DESCRIPTION (provided by applicant): The long-term goal of the proposed work is to determine how sister chromatid cohesion proteins control gene transcription. This will illuminate mechanisms that underlie certain human genetic syndromes and cancers. Cohesin topologically encircles sister chromatids to hold them together until a cell divides. Moderate reductions in cohesin activity don't disrupt chromatid cohesion, but alter gene transcription, leading to poor growth and development. High cohesin activity is linked to poor prognosis in multiple cancers. How cohesin controls transcription is largely unknown, but current evidence argues that it participates directly in multiple mechanisms. Recent discoveries argue for a new paradigm in which a balance between cohesin and the Polycomb Repressive Complex 1 (PRC1) epigenetic silencing complex globally controls both gene silencing and transcription of many active genes. The data argue that cohesin directly facilitates binding of PRC1 to active genes, where PRC1 prevents paused RNA polymerase II (Pol II) at the promoter from prematurely entering into elongation. They also suggest that cohesin at active genes sequesters PRC1, thereby controlling how much is available for gene silencing, and that PRC1 limits cohesin binding at silenced and active genes. The goal of this proposal is to test this new paradigm, and determine the mechanisms by which cohesin and PRC1 together control both gene silencing and transcription of active genes. The proposed studies combine biochemical, genetic, genomic, and biophysical approaches to test key predictions of the current model. Aim 1 tests the ideas that cohesin physically interacts with PRC1 to directly facilitate PRC1 binding to active gene promoters, and that PRC1 limits cohesin binding through interactions with cohesin loading or removal factors. Aim 2 tests the idea that PRC1 prevents premature entry of paused Pol II into elongation by facilitating NELF and DSIF pausing factor or Pol II kinase activities. The insights into the mechanisms by which cohesin and PRC1 control transcription provided by these studies should suggest new methods for correcting cohesin-PRC1 imbalances in genetic syndromes and cancer.
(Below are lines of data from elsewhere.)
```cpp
extern "C" int smx_mlp3_pack_zstats_f32(const smx_mlp3_t* net, float* packed, size_t packed_bytes,
                                        const float* running_sum, const float* running_sumsq,
                                        const float* count, int32_t D, float eps, float* mean_out,
                                        float* std_out, smx_stream_t stream) {
    SMX_REQUIRE(running_sum && running_sumsq && count && mean_out && std_out, SMX_E_NULL);
    SMX_REQUIRE(D > 0, SMX_E_SHAPE);
    ZStatsRider Z;
    Z.rs = running_sum; Z.rsq = running_sumsq; Z.cnt = count; Z.mean = mean_out; Z.stdv = std_out;
    Z.D = D; Z.eps = eps;
    return pack_launch(net, packed, packed_bytes, Z, stream);
}

extern "C" int smx_mlp3_forward_fused_f32(const float* packed, int32_t D, int32_t H1, int32_t H2,
                                          int32_t OUT, const float* x_main, const float* x_tail,
                                          int64_t G, int32_t T0, int32_t T1, const float* zmean,
                                          const float* zstd, float* out, int32_t out_act,
                                          smx_stream_t stream) {
    SMX_REQUIRE(packed && x_main && out, SMX_E_NULL);
    SMX_REQUIRE(T1 == 0 || x_tail, SMX_E_NULL);
    SMX_REQUIRE((zmean == nullptr) == (zstd == nullptr), SMX_E_NULL);
    SMX_REQUIRE(G > 0 && T0 > 0 && T1 >= 0 && D > 0 && OUT > 0, SMX_E_SHAPE);
    int nt1, nt2;
    SMX_REQUIRE(OUT <= 32 && pick_variant(H1, H2, &nt1, &nt2), SMX_E_UNSUPPORTED);
    SMX_REQUIRE(((uintptr_t)packed & 15) == 0, SMX_E_ALIGN);
    FusedArgs A;
    A.packed = packed;
    A.x_main = x_main;
    A.x_tail = x_tail ? x_tail : x_main;
    A.zmean = zmean;
    A.zstd = zstd;
    A.out = out;
    A.total_rows = (long)G * (T0 + T1);
    A.T0 = T0;
    A.T1 = T1;
    A.D = D;
    A.OUT = OUT;
    A.KC1 = (D + 31) / 32;
    A.out_act = out_act;
    A.tbuf = g_fused_tbuf;
    A.exp = 0;
    A.h1_out = A.h2_out = nullptr;
    A.H1 = H1; A.H2 = H2; A.out_ld = OUT;
    A.stop = nullptr;
    A.xvec = (D % 4 == 0) && (((uintptr_t)x_main & 15) == 0) &&
             (T1 == 0 || ((uintptr_t)x_tail & 15) == 0) &&
             (zmean == nullptr || ((((uintptr_t)zmean | (uintptr_t)zstd) & 15) == 0));
    if (nt1 == 2) return launch_fused<2, 2>(A, smx_s(stream));
    static const bool force32 = getenv("SMX_FUSED32") != nullptr;
    if (g_exact_zfilter && zmean) A.xvec = 0;
    if (!force32 && A.xvec) {
        const int rc = smx_rows16_launch(A, H1, H2, smx_s(stream));
        if (rc != SMX_E_UNSUPPORTED) return rc;
    }
    return launch_fused<10, 7>(A, smx_s(stream));
}

extern "C" int32_t smx_mlp3_forward_rows_supported(int32_t D, int32_t H1, int32_t H2, int32_t OUT) {
    int nt1, nt2;
    return D >= 4 && D % 4 == 0 && H1 % 4 == 0 && H2 % 4 == 0 && H1 > 64 && H2 > 64 && OUT >= 1 && OUT <= 32 &&
           pick_variant(H1, H2, &nt1, &nt2) && nt1 > 2;
}

extern "C" int smx_mlp3_forward_rows_f32(const smx_mlp3_t* net, const float* x, int64_t rows, float* h1, float* h2,
                                         float* out, int32_t out_act, int32_t out_ld, float* packed,
                                         size_t packed_bytes, const int32_t* stop_flag, smx_stream_t stream) {
    SMX_REQUIRE(net && x && h1 && h2 && out && packed, SMX_E_NULL);
    SMX_REQUIRE(rows > 0, SMX_E_SHAPE);
    if (!smx_mlp3_forward_rows_supported(net->D, net->H1, net->H2, net->OUT)) return SMX_E_UNSUPPORTED;
    if ((((uintptr_t)x | (uintptr_t)h1 | (uintptr_t)h2) & 15) != 0) return SMX_E_UNSUPPORTED;
    int rc = smx_mlp3_pack_f32(net, packed, packed_bytes, stream);
    if (rc) return rc;
    FusedArgs A;
    A.packed = packed;
    A.x_main = x; A.x_tail = x;
    A.zmean = nullptr; A.zstd = nullptr;
    A.out = out;
    A.total_rows = (long)rows;
    A.T0 = 1; A.T1 = 0;
    A.D = net->D; A.OUT = net->OUT; A.KC1 = (net->D + 31) / 32;
    A.out_act = out_act;
    A.tbuf = nullptr; A.exp = 0; A.xvec = 1;
    A.h1_out = h1; A.h2_out = h2;
    A.H1 = net->H1; A.H2 = net->H2; A.out_ld = out_ld > 0 ? out_ld : net->OUT;
    A.stop = (const int*)stop_flag;
    return smx_rows16_launch(A, net->H1, net->H2, smx_s(stream));
}
```

### surreal_amd/csrc/smx_mlp3_fused.inc.h

```cpp
#pragma once
#include "smx_common.h"

namespace smxf {

struct FusedArgs {
    const float* packed;
    const float* x_main;
    const float* x_tail;
    const float* zmean;
    const float* zstd;
    float* out;
    long total_rows;
    int T0, T1, D, OUT, KC1, out_act, xvec;
    long long* tbuf;
    int exp;
    float* h1_out;
    float* h2_out;
    int H1, H2, out_ld;
    const int* stop;
};

struct PackLayout {
    size_t w1, b1, w2, b2, w3, b3, total;
};

__host__ __device__ inline PackLayout pack_layout(int NT1, int NT2, int KC1) {
    PackLayout L;
    L.w1 = 0;
    L.b1 = L.w1 + (size_t)KC1 * NT1 * 32 * 32;
    L.w2 = L.b1 + (size_t)NT1 * 32;
    L.b2 = L.w2 + (size_t)NT1 * NT2 * 32 * 32;
    L.w3 = L.b2 + (size_t)NT2 * 32;
    L.b3 = L.w3 + (size_t)NT2 * 32 * 32;
    L.total = L.b3 + 32;
    return L;
}

}
using smxf::FusedArgs;
using smxf::PackLayout;
using smxf::pack_layout;

__attribute__((visibility("hidden"))) int smx_rows16_launch(const FusedArgs& A, int H1, int H2, hipStream_t st);
```

### surreal_amd/csrc/smx_mlp3_rows16.hip

```cpp
#include "smx_mlp3_fused.inc.h"

namespace {

constexpr int ROWS16 = 128;
constexpr int LDS16 = 36;
constexpr int NTHR = 512;
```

描述（由申请人提供）：拟议工作的长期目标是确定姐妹染色单体粘合蛋白如何控制基因转录。这将阐明某些人类遗传综合症和癌症的机制。粘连蛋白在拓扑上环绕姐妹染色单体，将它们保持在一起，直到细胞分裂。粘连蛋白活性的适度降低不会破坏染色单体的粘连，但会改变基因转录，导致生长和发育不良。高粘连蛋白活性与多种癌症的不良预后有关。 粘连蛋白如何控制转录在很大程度上尚不清楚，但目前的证据表明它直接参与多种机制。最近的发现提出了一种新的范式，其中粘连蛋白和多梳抑制复合物 1 (PRC1) 表观遗传沉默复合物之间的平衡全局控制着许多活性基因的基因沉默和转录。数据表明，粘连蛋白直接促进 PRC1 与活性基因的结合，其中 PRC1 防止启动子处暂停的 RNA 聚合酶 II (Pol II) 过早进入延伸。他们还表明，活性基因上的粘连蛋白会隔离 PRC1，从而控制可用于基因沉默的量，并且 PRC1 限制了沉默基因和活性基因上的粘连蛋白结合。该提案的目标是测试这种新范例，并确定粘连蛋白和 PRC1 共同控制基因沉默和活性基因转录的机制。 拟议的研究结合了生物化学、遗传学、基因组和生物物理方法来测试当前模型的关键预测。目标 1 测试了粘连蛋白与 PRC1 物理相互作用以直接促进 PRC1 与活性基因启动子结合，以及 PRC1 通过与粘连蛋白加载或去除因子相互作用来限制粘连蛋白结合的想法。目标 2 测试了 PRC1 通过促进 NELF 和 DSIF 暂停因子或 Pol II 激酶活性来防止暂停的 Pol II 过早进入伸长的想法。这些研究提供的对粘连蛋白和 PRC1 控制转录机制的见解应该提出纠正遗传综合征和癌症中粘连蛋白-PRC1 失衡的新方法。